The Church Communication’s Facebook group had a post that said, “So is anyone else freaking out about Mark Zuckerberg’s announcement about Facebook Pages yet or is it just me?”
This was in response to Mark Zuckerberg posting here about a major update coming in a few months.
“One of our big focus areas for 2018 is making sure the time we all spend on Facebook is time well spent. We built Facebook to help people stay connected and bring us closer together with the people that matter to us. That’s why we’ve always put friends and family at the core of the experience. Research shows that strengthening our relationships improves our well-being and happiness.” Zuckerberg posted today (emphasis mine). “But recently we’ve gotten feedback from our community that public content — posts from businesses, brands and media — is crowding out the personal moments that lead us to connect more with each other.”
In a recent workshop for pastors and ministry leaders held on Tuesday, January 9, 2018, hosted by Southwest Church Connection and led by me, two people shared the frustrations they have with their congregation. The efforts of creativity go unrewarded when they post on their Facebook page. One person shared how the congregation only reacts to the page posts. They never share or comment. Another said, people in their congregation are inspired by what they post, but never give credit to the church Facebook page. In other words, if a church inspires you to add to the conversation on your personal Facebook, help promote your church by tagging them in the post.

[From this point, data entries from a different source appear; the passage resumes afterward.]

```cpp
struct SAStats { u32 rounds = 0; u32 sym_bits = 0; u32 init_syms = 0; u64 sorted_elems = 0;
                 u32 wide_kw = 0;  u32 text_rounds = 0; u64 wide_nonheads = 0;
                 u32 overlapped = 0;
                 u64 pair_resolved = 0;
                 u64 star_chains = 0;  };
struct SAExtra { u8* lcp8 = nullptr; int mode = 0; };

void build_suffix_array(Ctx& c, const u8* text, size_t n, u32* sa, u32* isa, SAStats* st, SAExtra* ex = nullptr);
struct CandFused {
    u32 threshold = 0, lcut = 0;
    u8* cls = nullptr;
    u8* res8 = nullptr;
    u8* flen8 = nullptr;
    u32* flen = nullptr;
    u32* tilecnt = nullptr;
    u32* acc = nullptr;
// ... 8 lines not shown
void text_histogram_add(Ctx& c, const u8* part, size_t len, u32* d_hist);
void text_histogram_finish(Ctx& c, const u8* text, size_t n, const u32* d_hist);

void build_phi(Ctx& c, const u32* sa, size_t n, u32* phi);
void build_plcp(Ctx& c, const u8* text, size_t n, const u32* phi, u32* plcp, u32* d_maxlcp);
void build_lce_with_carry(Ctx& c, const u8* text, size_t n, const u32* src, u32* len, u32* d_max);
void build_lcp(Ctx& c, const u32* sa, const u32* plcp, size_t n, u32* lcp);

struct FactorSpace {
    u32* flen = nullptr;
    u8* flen8 = nullptr;
    u32* owner = nullptr;
    u32* fsrc = nullptr;
    u32* fpos = nullptr;
    u32* flenl = nullptr;
    size_t nfact = 0;
    bool have_list = false;
    u8* cls = nullptr;
    bool have_cls = false;
    u32 want_owner_rem = 0;
    u32 owner_rem_bits = 0;
    const u32* src_prio = nullptr;
    const u32* src_sa = nullptr;
    size_t src_n = 0;
};
inline const u32* plain_owner(const FactorSpace& fs) {
    if (fs.owner_rem_bits) throw HipError{hipErrorUnknown, "owner[] carries remainder bits (FactorSpace::owner_rem_bits): this stage reads plain ranks", (int)__LINE__};
    return fs.owner;
}
void materialize_sources(Ctx& c, size_t n, FactorSpace& fs);

struct FactorizeStats { u64 factors = 0; u32 maxlcp = 0; u32 levels = 0; u32 rounds = 0; u64 pushes = 0; u64 entries = 0; u32 small_levels = 0; u32 purges = 0;
                        u32 window_pass = 0;
                        u32 window_lcut = 0;
                        u32 probes = 0;
                        u32 max_push_targets = 0;
                        u32 eager_levels = 0, eager_phases = 0;  };

void factorize_arrays(Ctx& c, size_t n, const u32* sa, u32* isa, const u32* phi, u32* plcp, u32 maxlcp,
                      u32 threshold, FactorSpace& fs, FactorizeStats* st, const CandFused* cf = nullptr);

void build_owner(Ctx& c, size_t n, FactorSpace& fs);
void expand_flen8(Ctx& c, size_t n, FactorSpace& fs);

void plcp_peaks_factorize(Ctx& c, size_t n, const u32* phi, const u32* plcp, u32 threshold, FactorSpace& fs, u64* nfactors);
void factorize_max_lcp(Ctx& c, size_t n, u32* isa, const u32* phi, u32* plcp, u32 maxlcp, u32 threshold, FactorSpace& fs,
                       FactorizeStats* st);

void factorize_max_heap(Ctx& c, size_t n, const u32* sa, const u32* isa, const u32* plcp, u32 maxlcp, u32 threshold, FactorSpace& fs,
                        FactorizeStats* st);

struct FlattenStats { u64 num_flattened = 0; u64 max_depth_lb = 0; u32 rounds = 0; };
constexpr u32 FLATTEN_MAX_CHUNKS = 16;
inline u32 flatten_chunk_count(u32 want, size_t z) { return (u32)std::max<size_t>(1, std::min<size_t>(std::min<size_t>(want, FLATTEN_MAX_CHUNKS), z)); }
inline size_t flatten_chunk_start(size_t z, u32 k, u32 K) { return (size_t)((u64)z * k / K); }
void flatten_factors(Ctx& c, size_t n, FactorSpace fs, FlattenStats* st, const std::function<void(int)>& between = {}, void* rec_keep = nullptr,
                     u32 chunks = 0, const std::function<void(u32, size_t)>& chunk_done = {});

size_t extract_factors(Ctx& c, size_t n, FactorSpace fs, u32* pos, u32* src, u32* len, size_t cap);
void scatter_factors(Ctx& c, size_t n, const u32* pos, const u32* src, const u32* len, size_t z, FactorSpace fs);

struct EncodeStats { u64 factors = 0; u64 flen_min = 0, flen_max = 0, fdist_max = 0; u64 out_bits = 0; u32 sigma = 0; };
size_t encode_huff(Ctx& c, const u8* text, size_t n, FactorSpace fs, u8* d_out, size_t out_cap, EncodeStats* st);
struct EncodeEarly;
size_t encode_stream(Ctx& c, const u8* text, size_t n, FactorSpace fs, int coder, u8* d_out, size_t out_cap, EncodeStats* st, EncodeEarly* early = nullptr);
EncodeEarly* encode_early_reserve(Ctx& c, size_t n, size_t z_rec = 0);
void* encode_early_rec(EncodeEarly* e);
void encode_early_run(Ctx& c, const u8* text, size_t n, FactorSpace fs, int coder, EncodeEarly* e, bool finish = true);
void encode_early_free(EncodeEarly* e);
bool encode_early_chunks(Ctx& c, size_t n, const FactorSpace& fs, EncodeEarly* e, u32 K, size_t out_cap);
void encode_early_chunk_done(Ctx& c, const u8* text, size_t n, const FactorSpace& fs, EncodeEarly* e, u32 k);
u8* encode_early_out(EncodeEarly* e, size_t* out_cap);
u32 encode_early_packed(const EncodeEarly* e);

size_t encode_bound(size_t n);
size_t encode_bound_coder(size_t n, int coder);
size_t encode_bound_uni(size_t n, int coder);

struct LzssStats { u64 factors = 0; };
void lzss_lcp_factorize(Ctx& c, const u8* text, size_t n, const u32* sa, const u32* isa, u32 threshold, FactorSpace fs,
                        LzssStats* st);

}
#include <vector>
namespace tdc {
struct DecodeStats { u64 factors = 0; u32 rounds = 0; u32 device_parse = 0; };
struct StreamFormatError { const char* what; };
struct Sink {
    u8* into = nullptr; size_t cap = 0;
    u8* owned = nullptr;
    uint8_t** out = nullptr; size_t* out_len = nullptr;
    bool keep = false;
    Sink() = default;
    Sink(Sink&& o) : into(o.into), cap(o.cap), owned(o.owned), out(o.out), out_len(o.out_len), keep(o.keep) { o.owned = nullptr; }
    Sink(const Sink&) = delete;
    Sink& operator=(const Sink&) = delete;
    ~Sink() { free(owned); }
    u8* release() { u8* r = owned; owned = nullptr; return r; }
};
size_t decode_lzss(Ctx& c, const u8* stream, size_t len, int coder, Sink& out, DecodeStats* st);
bool decode_lzss_uni(Ctx& c, const u8* stream, size_t len, int kind, Sink& out, DecodeStats* st, size_t* n_out);
struct DecodeTooLarge { u64 n; };
size_t decode_lz78_gamma(Ctx& c, const u8* stream, size_t len, Sink& out, size_t* need, DecodeStats* st);
size_t lz78_parse_host(const u8* in, size_t n, std::vector<u32>& ids, std::vector<u8>& chars, bool* leftover_is_high);
size_t lz78_gamma_encode(Ctx& c, const u32* d_ids, const u8* d_chars, size_t z, u8* d_out, size_t out_cap);
size_t gamma_encode_items(Ctx& c, const u32* d_ids, const u8* d_chars, size_t z, u8* d_out, size_t out_cap);

size_t lzw_parse_host(const u8* in, size_t n, std::vector<u32>& codes);
size_t lzw_encode(Ctx& c, const u32* d_codes, size_t z, bool bit, u8* d_out, size_t out_cap);
constexpr size_t LZW_DEVICE_MIN = (size_t)64 << 10;
size_t decode_lzw(Ctx& c, const u8* stream, size_t len, bool bit, Sink& out, size_t* need, DecodeStats* st);

constexpr u32 LZSS_SW_MAX_WINDOW = 4096;
size_t lzss_sw_tokens(Ctx& c, const u8* d_text, size_t n, u32 window, u32 threshold, u32** tokpos, u32** fac);
size_t lzss_sw_factor_list(Ctx& c, const u32* tokpos, const u32* fac, size_t ntok, u32* d_pos, u32* d_src, u32* d_len);
struct LzssSwStats { u64 factors = 0; u32 flen_max = 0; bool truncates = false; };
size_t lzss_sw_encode_tokens(Ctx& c, const u8* d_text, const u32* tokpos, const u32* fac, size_t ntok, u32 window, int kind,
                             u8* d_out, size_t out_cap, LzssSwStats* st);
size_t lzss_sw_bound(size_t n, u32 window, int kind);
bool decode_lzss_sw(Ctx& c, const u8* stream, size_t len, int kind, u32 window, Sink& out, size_t* need, DecodeStats* st, size_t* n_out);
int lzss_sw_decode_host(const u8* in, size_t len, int coder, u32 window, std::vector<u8>& text);

struct LzssSwBatch {
// ... 52 lines not shown
```

Baseline: 8791.

## Split flatten into a large first chunk followed by halving tail chunks

Replaces the equal-size flatten chunking (up to 8 chunks of at least 16M factors) with explicit rank ranges. By default the first chunk takes 37% of the factors and each later chunk halves the remainder until the tail drops to 8M, and the chunked path is only used at 32M factors or more. The aim is to start the overlapped early encoding of completed chunks sooner and to keep the final, unoverlapped chunk small. It also adds options for custom range shapes and generalizes the range-tile kernel. The cost is more chunks and more per-chunk launch and sync overhead, plus a larger first work buffer.

```diff
diff --git a/tudocomp_amd/csrc/api_compress.hip b/tudocomp_amd/csrc/api_compress.hip
--- a/tudocomp_amd/csrc/api_compress.hip
+++ b/tudocomp_amd/csrc/api_compress.hip
@@ -73,8 +73,16 @@
     }
 }
 
-constexpr size_t FLAT_CHUNK_MIN = (size_t)16 << 20;
-constexpr size_t FLAT_CHUNK_MAX = 8;
+constexpr size_t FLAT_AUTO_MIN = (size_t)32 << 20;
+constexpr u32 FLAT_FIRST_PCT = 37;
+constexpr size_t FLAT_TAIL = (size_t)8 << 20;
+
+static FlattenRanges choose_flatten_ranges(const Ctx& c, size_t z) {
+    if (c.flatten_chunks) return flatten_ranges_equal(z, (u32)c.flatten_chunks);
+    if (c.flatten_shape) return flatten_ranges_weighted(z, c.flatten_shape);
+    if (!c.flatten_tail && z < FLAT_AUTO_MIN) return flatten_ranges_equal(z, 1);
+    return flatten_ranges_shaped(z, c.flatten_first ? (size_t)c.flatten_first : (size_t)((u64)z * FLAT_FIRST_PCT / 100), c.flatten_tail ? (size_t)c.flatten_tail : FLAT_TAIL);
+}
 
 void run_factorize(Ctx& c, size_t n, DevArrays& A, u32 threshold, int flatten, tdc_gpu_stats* st, Events* ev, int strategy,
                    int enc_coder, const u8* d_text) {
@@ -100,16 +108,15 @@
     if (!early) expand_flen8(c, n, A.fs);
     if (early) {
         A.early = encode_early_reserve(c, n, c.enc_rec ? A.fs.nfact : 0);
-        u32 K = c.flatten_chunks ? (u32)c.flatten_chunks : (u32)std::min<size_t>(A.fs.nfact / FLAT_CHUNK_MIN, FLAT_CHUNK_MAX);
-        K = flatten_chunk_count(K, A.fs.nfact);
-        const bool packed = K >= 2 && encode_early_chunks(c, n, A.fs, A.early, K, align_up(encode_bound_coder(n, enc_coder) + 16, 8));
-        if (!packed && c.flatten_chunks < 2) K = 1;
+        FlattenRanges R = choose_flatten_ranges(c, A.fs.nfact);
+        const bool packed = R.K >= 2 && encode_early_chunks(c, n, A.fs, A.early, R, align_up(encode_bound_coder(n, enc_coder) + 16, 8));
+        if (!packed && c.flatten_chunks < 2) R = flatten_ranges_equal(A.fs.nfact, 1);
         c.wait_for(c.copy_stream, c.stream);
         flatten_factors(c, n, A.fs, &fl, [&](int round) {
             StreamSwap sw(c, c.copy_stream);
             if (round == 1 || round == 2) encode_early_run(c, d_text, n, A.fs, enc_coder, A.early, false);
             else if (round == 0) encode_early_run(c, d_text, n, A.fs, enc_coder, A.early, true);
-        }, c.enc_rec ? encode_early_rec(A.early) : nullptr, K,
+        }, c.enc_rec ? encode_early_rec(A.early) : nullptr, &R,
         packed ? std::function<void(u32, size_t)>([&](u32 k, size_t) { encode_early_chunk_done(c, d_text, n, A.fs, A.early, k); }) : std::function<void(u32, size_t)>());
     } else if (flatten) {
         flatten_factors(c, n, A.fs, &fl);
diff --git a/tudocomp_amd/csrc/api_ctx.hip b/tudocomp_amd/csrc/api_ctx.hip
--- a/tudocomp_amd/csrc/api_ctx.hip
+++ b/tudocomp_amd/csrc/api_ctx.hip
@@ -132,6 +132,9 @@
     { "fused_cand",       [](Ctx& c, long v) { c.fused_cand = v != 0; } },
     { "sel_tile_counts",  [](Ctx& c, long v) { c.sel_tile_counts = v != 0; } },
     { "flatten_chunks",   [](Ctx& c, long v) { c.flatten_chunks = clampi(v, 0, (long)FLATTEN_MAX_CHUNKS); } },
+    { "flatten_shape",    [](Ctx& c, long v) { c.flatten_shape = (u64)v; } },
+    { "flatten_first",    [](Ctx& c, long v) { c.flatten_first = v < 0 ? 0 : v; } },
+    { "flatten_tail",     [](Ctx& c, long v) { c.flatten_tail = v < 0 ? 0 : v; } },
     { "repair_recount",   [](Ctx& c, long v) { c.repair_recount = v != 0; } },
     { "repair_table_bits",[](Ctx& c, long v) { c.repair_table_bits = v == 0 ? 0 : clampi(v, 8, 30); } },
     { "repair_log",       [](Ctx& c, long v) { c.repair_log = v != 0; } },
diff --git a/tudocomp_amd/csrc/common.hpp b/tudocomp_amd/csrc/common.hpp
--- a/tudocomp_amd/csrc/common.hpp
+++ b/tudocomp_amd/csrc/common.hpp
@@ -187,6 +187,9 @@
     int flatten_steps = 1;
     int flatten_growth = 8;
     int flatten_chunks = 0;
+    u64 flatten_shape = 0;
+    long flatten_first = 0;
+    long flatten_tail = 0;
     int sa_init_syms = 0;
     int dec_done = 1;
     int repair_recount = 0;
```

When Zuckerberg’s new update goes into effect, the church congregation will need to participate more in the church’s postings and online conversations in order to keep their church page from becoming irrelevant and keeping their budget down (pages and posts would need to be “boosted” to show up). Think of participating online as part of your stewardship and giving of your time. Is this an unfair decision from Zuckerberg?
Zuckerberg is absolutely correct in making this change. It’s a business decision, the radio reported earlier today, and very risky. He could lose advertising dollars, but the radio host is predicting that this decision will bring more signees to the already 2 billion people on this social media platform. It’s also an opportunity for the church to recognize their congregation as part of their marketing platform. When I say marketing, it’s a distasteful word, but when I say it, I mean it as marketing as ministry; or authentically connecting in meaningful ways using marketing techniques that work for business. It’s also important to note that this change backs what I have said many times to people–people don’t want to connect with a brand name; they want to connect with people. This is why a church should consider creating a social media team that they train on cross-cultural communication, story, evangelism, false cults and religions, and technology.
One person on the Church Communications Facebook group suggested a Facebook 101 class, but that’s not enough. I agree with one who said we shouldn’t share just Scripture all the time, but stories of our faith. I take this one step further; we should SHOW how we are living our faith through every day encounters, sharing our life with others we friend online through recipes, gatherings, online Bible Studies and life groups, etc. The face-to-face and online communities do not have to operate separately; it can operate together. After all, my philosophy is using technology and social media to bring people into meaningful conversations that lead to face-to-face encounters.